(WHAT THE TASK REQUIRES): Your task is to print each entry exactly as written.

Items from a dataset

Result: no change. 210.0, median of 6 (+0.9%).

```diff
diff --git a/diffusion-motion-inbetweening_b200/csrc/attention.cu b/diffusion-motion-inbetweening_b200/csrc/attention.cu
--- a/diffusion-motion-inbetweening_b200/csrc/attention.cu
+++ b/diffusion-motion-inbetweening_b200/csrc/attention.cu
@@ -15,16 +15,46 @@
 constexpr int kQPlane = 2 * kQBlockBytes;
 constexpr int kKVPlane = 2 * kKVBlockBytes;
 constexpr int kOffQHi = 0, kOffQLo = kQPlane;
-constexpr int kOffKHi = 2 * kQPlane, kOffKLo = kOffKHi + kKVPlane;
+constexpr int kOffKHi = 2 * kQPlane;
+constexpr int kOffKLo = kOffKHi + kKVPlane, kOffVLo = kOffKLo;
 constexpr int kOffVHi = kOffKLo + kKVPlane;
-constexpr int kOffVLo = 0;
 constexpr int kSmemTiles = kOffVHi + kKVPlane;
 constexpr int kThreads = 256;
-static_assert(kKVBlockBytes % 1024 == 0 && kKVPlane <= 2 * kQPlane, "operand tile layout");
+static_assert(kKVBlockBytes % 1024 == 0, "operand tile layout");
 
 struct __align__(8) AttnBarriers {
-  uint64_t qkv_full, vlo_full;
+  uint64_t q_full, khi_full, klo_full, vhi_full, vlo_full;
 };
+
+struct AttnItem {
+  int row0, qrow, kcol, vcol, head;
+};
+
+__device__ __forceinline__ AttnItem attn_item(int it, int nhalves, const AttnParams& p) {
+  const int half = it % nhalves, hs = it / nhalves;
+  const int head = hs % p.num_heads, seq = hs / p.num_heads;
+  AttnItem r;
+  r.row0 = seq * p.seq_len;
+  r.qrow = r.row0 + half * kQTile;
+  r.head = head;
+  r.kcol = p.num_heads * kHeadDim + head * kHeadDim;
+  r.vcol = 2 * p.num_heads * kHeadDim + head * kHeadDim;
+  return r;
+}
+
+__device__ __forceinline__ void load_kv_plane(uint8_t* dst, const CUtensorMap* map, uint64_t* bar, int col, int row0) {
+  mbar_arrive_expect_tx(bar, kKVPlane);
+  for (int j = 0; j < 2; ++j) tma_load_2d(dst + j * kKVBlockBytes, map, bar, col + j * 64, row0);
+}
+
+__device__ __forceinline__ void load_q(uint8_t* smem, const CUtensorMap* map_hi, const CUtensorMap* map_lo, uint64_t* bar,
+                                       const AttnItem& t, bool split) {
+  mbar_arrive_expect_tx(bar, (split ? 2 : 1) * kQPlane);
+  for (int j = 0; j < 2; ++j) {
+    tma_load_2d(smem + kOffQHi + j * kQBlockBytes, map_hi, bar, t.head * kHeadDim + j * 64, t.qrow);
+    if (split) tma_load_2d(smem + kOffQLo + j * kQBlockBytes, map_lo, bar, t.head * kHeadDim + j * 64, t.qrow);
+  }
+}
 
 __global__ void __launch_bounds__(kThreads, 1)
 attention_kernel(const __grid_constant__ CUtensorMap map_q_hi, const __grid_constant__ CUtensorMap map_q_lo,
@@ -34,141 +64,153 @@
   AttnBarriers* bars = reinterpret_cast<AttnBarriers*>(smem + kSmemTiles);
   const int S = p.seq_len;
   const bool split = (p.nsplit == 3);
-  const int half = blockIdx.x & 1;
-  const int item = blockIdx.x >> 1;
-  const int head = item % p.num_heads, seq = item / p.num_heads;
-  if (half * kQTile >= S) return;
+  const int nhalves = (S + kQTile - 1) / kQTile;
+  const int num_items = nhalves * p.num_heads * p.num_seqs;
   const int warp_idx = threadIdx.x >> 5, lane = threadIdx.x & 31;
   const int wg = warp_idx >> 2, w = warp_idx & 3;
   const uint32_t sbase = smem_u32(smem);
-  const int row0 = seq * S;
-  const int kcol = p.num_heads * kHeadDim + head * kHeadDim, vcol = 2 * p.num_heads * kHeadDim + head * kHeadDim;
-  const uint32_t planes = split ? 2 : 1;
-
-  if (threadIdx.x == 0) {
+  const bool trunc = p.trunc_split != 0;
+  const int cq = 2 * (lane & 3);
+
+  if (threadIdx.x == 0 && (int)blockIdx.x < num_items) {
     tma_prefetch_desc(&map_q_hi);
     tma_prefetch_desc(&map_kv_hi);
-    mbar_init(&bars->qkv_full, 1);
+    mbar_init(&bars->q_full, 1);
+    mbar_init(&bars->khi_full, 1);
+    mbar_init(&bars->klo_full, 1);
+    mbar_init(&bars->vhi_full, 1);
     mbar_init(&bars->vlo_full, 1);
     fence_barrier_init();
-    mbar_arrive_expect_tx(&bars->qkv_full, planes * (kQPlane + kKVPlane) + kKVPlane);
-    for (int j = 0; j < 2; ++j) {
-      tma_load_2d(smem + kOffQHi + j * kQBlockBytes, &map_q_hi, &bars->qkv_full, head * kHeadDim + j * 64, row0 + half * kQTile);
-      tma_load_2d(smem + kOffKHi + j * kKVBlockBytes, &map_kv_hi, &bars->qkv_full, kcol + j * 64, row0);
-      tma_load_2d(smem + kOffVHi + j * kKVBlockBytes, &map_kv_hi, &bars->qkv_full, vcol + j * 64, row0);
-      if (split) {
-        tma_load_2d(smem + kOffQLo + j * kQBlockBytes, &map_q_lo, &bars->qkv_full, head * kHeadDim + j * 64, row0 + half * kQTile);
-        tma_load_2d(smem + kOffKLo + j * kKVBlockBytes, &map_kv_lo, &bars->qkv_full, kcol + j * 64, row0);
-      }
-    }
+    const AttnItem t = attn_item(blockIdx.x, nhalves, p);
+    load_q(smem, &map_q_hi, &map_q_lo, &bars->q_full, t, split);
+    load_kv_plane(smem + kOffKHi, &map_kv_hi, &bars->khi_full, t.kcol, t.row0);
+    if (split) load_kv_plane(smem + kOffKLo, &map_kv_lo, &bars->klo_full, t.kcol, t.row0);
+    load_kv_plane(smem + kOffVHi, &map_kv_hi, &bars->vhi_full, t.vcol, t.row0);
   }
   __syncthreads();
 
-  float s[kKeyPad / 2];
-  mbar_wait(&bars->qkv_full, 0);
-  wgmma_fence_operands(s);
-  wgmma_fence();
-  {
-    const int nterms = split ? 3 : 1;
-#pragma unroll
-    for (int term = 0; term < 3; ++term) {
-      if (term >= nterms) break;
-      const uint32_t qo = (split && term == 0) ? kOffQLo : kOffQHi;
-      const uint32_t ko = (split && term == 1) ? kOffKLo : kOffKHi;
-#pragma unroll
-      for (int j = 0; j < 2; ++j) {
-        const uint64_t da = make_desc_kmajor_sw128(sbase + qo + j * kQBlockBytes + wg * 64 * 128);
-        const uint64_t db = make_desc_kmajor_sw128(sbase + ko + j * kKVBlockBytes);
-#pragma unroll
-        for (int kk = 0; kk < 4; ++kk)
-          wgmma_m64n208k16_ss(s, desc_advance(da, kk * 32), desc_advance(db, kk * 32), (term | j | kk) ? 1u : 0u);
-      }
-    }
-  }
-  wgmma_commit();
-  wgmma_wait<0>();
-  wgmma_fence_operands(s);
-  __syncthreads();
-  if (split && threadIdx.x == 0) {
-    mbar_arrive_expect_tx(&bars->vlo_full, kKVPlane);
-    for (int j = 0; j < 2; ++j)
-      tma_load_2d(smem + kOffVLo + j * kKVBlockBytes, &map_kv_lo, &bars->vlo_full, vcol + j * 64, row0);
-  }
-
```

(ANSWER TO THIS PROBLEM):
Result: no change. 210.0, median of 6 (+0.9%).

```diff
diff --git a/diffusion-motion-inbetweening_b200/csrc/attention.cu b/diffusion-motion-inbetweening_b200/csrc/attention.cu
--- a/diffusion-motion-inbetweening_b200/csrc/attention.cu
+++ b/diffusion-motion-inbetweening_b200/csrc/attention.cu
@@ -15,16 +15,46 @@
 constexpr int kQPlane = 2 * kQBlockBytes;
 constexpr int kKVPlane = 2 * kKVBlockBytes;
 constexpr int kOffQHi = 0, kOffQLo = kQPlane;
-constexpr int kOffKHi = 2 * kQPlane, kOffKLo = kOffKHi + kKVPlane;
+constexpr int kOffKHi = 2 * kQPlane;
+constexpr int kOffKLo = kOffKHi + kKVPlane, kOffVLo = kOffKLo;
 constexpr int kOffVHi = kOffKLo + kKVPlane;
-constexpr int kOffVLo = 0;
 constexpr int kSmemTiles = kOffVHi + kKVPlane;
 constexpr int kThreads = 256;
-static_assert(kKVBlockBytes % 1024 == 0 && kKVPlane <= 2 * kQPlane, "operand tile layout");
+static_assert(kKVBlockBytes % 1024 == 0, "operand tile layout");
 
 struct __align__(8) AttnBarriers {
-  uint64_t qkv_full, vlo_full;
+  uint64_t q_full, khi_full, klo_full, vhi_full, vlo_full;
 };
+
+struct AttnItem {
+  int row0, qrow, kcol, vcol, head;
+};
+
+__device__ __forceinline__ AttnItem attn_item(int it, int nhalves, const AttnParams& p) {
+  const int half = it % nhalves, hs = it / nhalves;
+  const int head = hs % p.num_heads, seq = hs / p.num_heads;
+  AttnItem r;
+  r.row0 = seq * p.seq_len;
+  r.qrow = r.row0 + half * kQTile;
+  r.head = head;
+  r.kcol = p.num_heads * kHeadDim + head * kHeadDim;
+  r.vcol = 2 * p.num_heads * kHeadDim + head * kHeadDim;
+  return r;
+}
+
+__device__ __forceinline__ void load_kv_plane(uint8_t* dst, const CUtensorMap* map, uint64_t* bar, int col, int row0) {
+  mbar_arrive_expect_tx(bar, kKVPlane);
+  for (int j = 0; j < 2; ++j) tma_load_2d(dst + j * kKVBlockBytes, map, bar, col + j * 64, row0);
+}
+
+__device__ __forceinline__ void load_q(uint8_t* smem, const CUtensorMap* map_hi, const CUtensorMap* map_lo, uint64_t* bar,
+                                       const AttnItem& t, bool split) {
+  mbar_arrive_expect_tx(bar, (split ? 2 : 1) * kQPlane);
+  for (int j = 0; j < 2; ++j) {
+    tma_load_2d(smem + kOffQHi + j * kQBlockBytes, map_hi, bar, t.head * kHeadDim + j * 64, t.qrow);
+    if (split) tma_load_2d(smem + kOffQLo + j * kQBlockBytes, map_lo, bar, t.head * kHeadDim + j * 64, t.qrow);
+  }
+}
 
 __global__ void __launch_bounds__(kThreads, 1)
 attention_kernel(const __grid_constant__ CUtensorMap map_q_hi, const __grid_constant__ CUtensorMap map_q_lo,
@@ -34,141 +64,153 @@
   AttnBarriers* bars = reinterpret_cast<AttnBarriers*>(smem + kSmemTiles);
   const int S = p.seq_len;
   const bool split = (p.nsplit == 3);
-  const int half = blockIdx.x & 1;
-  const int item = blockIdx.x >> 1;
-  const int head = item % p.num_heads, seq = item / p.num_heads;
-  if (half * kQTile >= S) return;
+  const int nhalves = (S + kQTile - 1) / kQTile;
+  const int num_items = nhalves * p.num_heads * p.num_seqs;
   const int warp_idx = threadIdx.x >> 5, lane = threadIdx.x & 31;
   const int wg = warp_idx >> 2, w = warp_idx & 3;
   const uint32_t sbase = smem_u32(smem);
-  const int row0 = seq * S;
-  const int kcol = p.num_heads * kHeadDim + head * kHeadDim, vcol = 2 * p.num_heads * kHeadDim + head * kHeadDim;
-  const uint32_t planes = split ? 2 : 1;
-
-  if (threadIdx.x == 0) {
+  const bool trunc = p.trunc_split != 0;
+  const int cq = 2 * (lane & 3);
+
+  if (threadIdx.x == 0 && (int)blockIdx.x < num_items) {
     tma_prefetch_desc(&map_q_hi);
     tma_prefetch_desc(&map_kv_hi);
-    mbar_init(&bars->qkv_full, 1);
+    mbar_init(&bars->q_full, 1);
+    mbar_init(&bars->khi_full, 1);
+    mbar_init(&bars->klo_full, 1);
+    mbar_init(&bars->vhi_full, 1);
     mbar_init(&bars->vlo_full, 1);
     fence_barrier_init();
-    mbar_arrive_expect_tx(&bars->qkv_full, planes * (kQPlane + kKVPlane) + kKVPlane);
-    for (int j = 0; j < 2; ++j) {
-      tma_load_2d(smem + kOffQHi + j * kQBlockBytes, &map_q_hi, &bars->qkv_full, head * kHeadDim + j * 64, row0 + half * kQTile);
-      tma_load_2d(smem + kOffKHi + j * kKVBlockBytes, &map_kv_hi, &bars->qkv_full, kcol + j * 64, row0);
-      tma_load_2d(smem + kOffVHi + j * kKVBlockBytes, &map_kv_hi, &bars->qkv_full, vcol + j * 64, row0);
-      if (split) {
-        tma_load_2d(smem + kOffQLo + j * kQBlockBytes, &map_q_lo, &bars->qkv_full, head * kHeadDim + j * 64, row0 + half * kQTile);
-        tma_load_2d(smem + kOffKLo + j * kKVBlockBytes, &map_kv_lo, &bars->qkv_full, kcol + j * 64, row0);
-      }
-    }
+    const AttnItem t = attn_item(blockIdx.x, nhalves, p);
+    load_q(smem, &map_q_hi, &map_q_lo, &bars->q_full, t, split);
+    load_kv_plane(smem + kOffKHi, &map_kv_hi, &bars->khi_full, t.kcol, t.row0);
+    if (split) load_kv_plane(smem + kOffKLo, &map_kv_lo, &bars->klo_full, t.kcol, t.row0);
+    load_kv_plane(smem + kOffVHi, &map_kv_hi, &bars->vhi_full, t.vcol, t.row0);
   }
   __syncthreads();
 
-  float s[kKeyPad / 2];
-  mbar_wait(&bars->qkv_full, 0);
-  wgmma_fence_operands(s);
-  wgmma_fence();
-  {
-    const int nterms = split ? 3 : 1;
-#pragma unroll
-    for (int term = 0; term < 3; ++term) {
-      if (term >= nterms) break;
-      const uint32_t qo = (split && term == 0) ? kOffQLo : kOffQHi;
-      const uint32_t ko = (split && term == 1) ? kOffKLo : kOffKHi;
-#pragma unroll
-      for (int j = 0; j < 2; ++j) {
-        const uint64_t da = make_desc_kmajor_sw128(sbase + qo + j * kQBlockBytes + wg * 64 * 128);
-        const uint64_t db = make_desc_kmajor_sw128(sbase + ko + j * kKVBlockBytes);
-#pragma unroll
-        for (int kk = 0; kk < 4; ++kk)
-          wgmma_m64n208k16_ss(s, desc_advance(da, kk * 32), desc_advance(db, kk * 32), (term | j | kk) ? 1u : 0u);
-      }
-    }
-  }
-  wgmma_commit();
-  wgmma_wait<0>();
-  wgmma_fence_operands(s);
-  __syncthreads();
-  if (split && threadIdx.x == 0) {
-    mbar_arrive_expect_tx(&bars->vlo_full, kKVPlane);
-    for (int j = 0; j < 2; ++j)
-      tma_load_2d(smem + kOffVLo + j * kKVBlockBytes, &map_kv_lo, &bars->vlo_full, vcol + j * 64, row0);
-  }
-
```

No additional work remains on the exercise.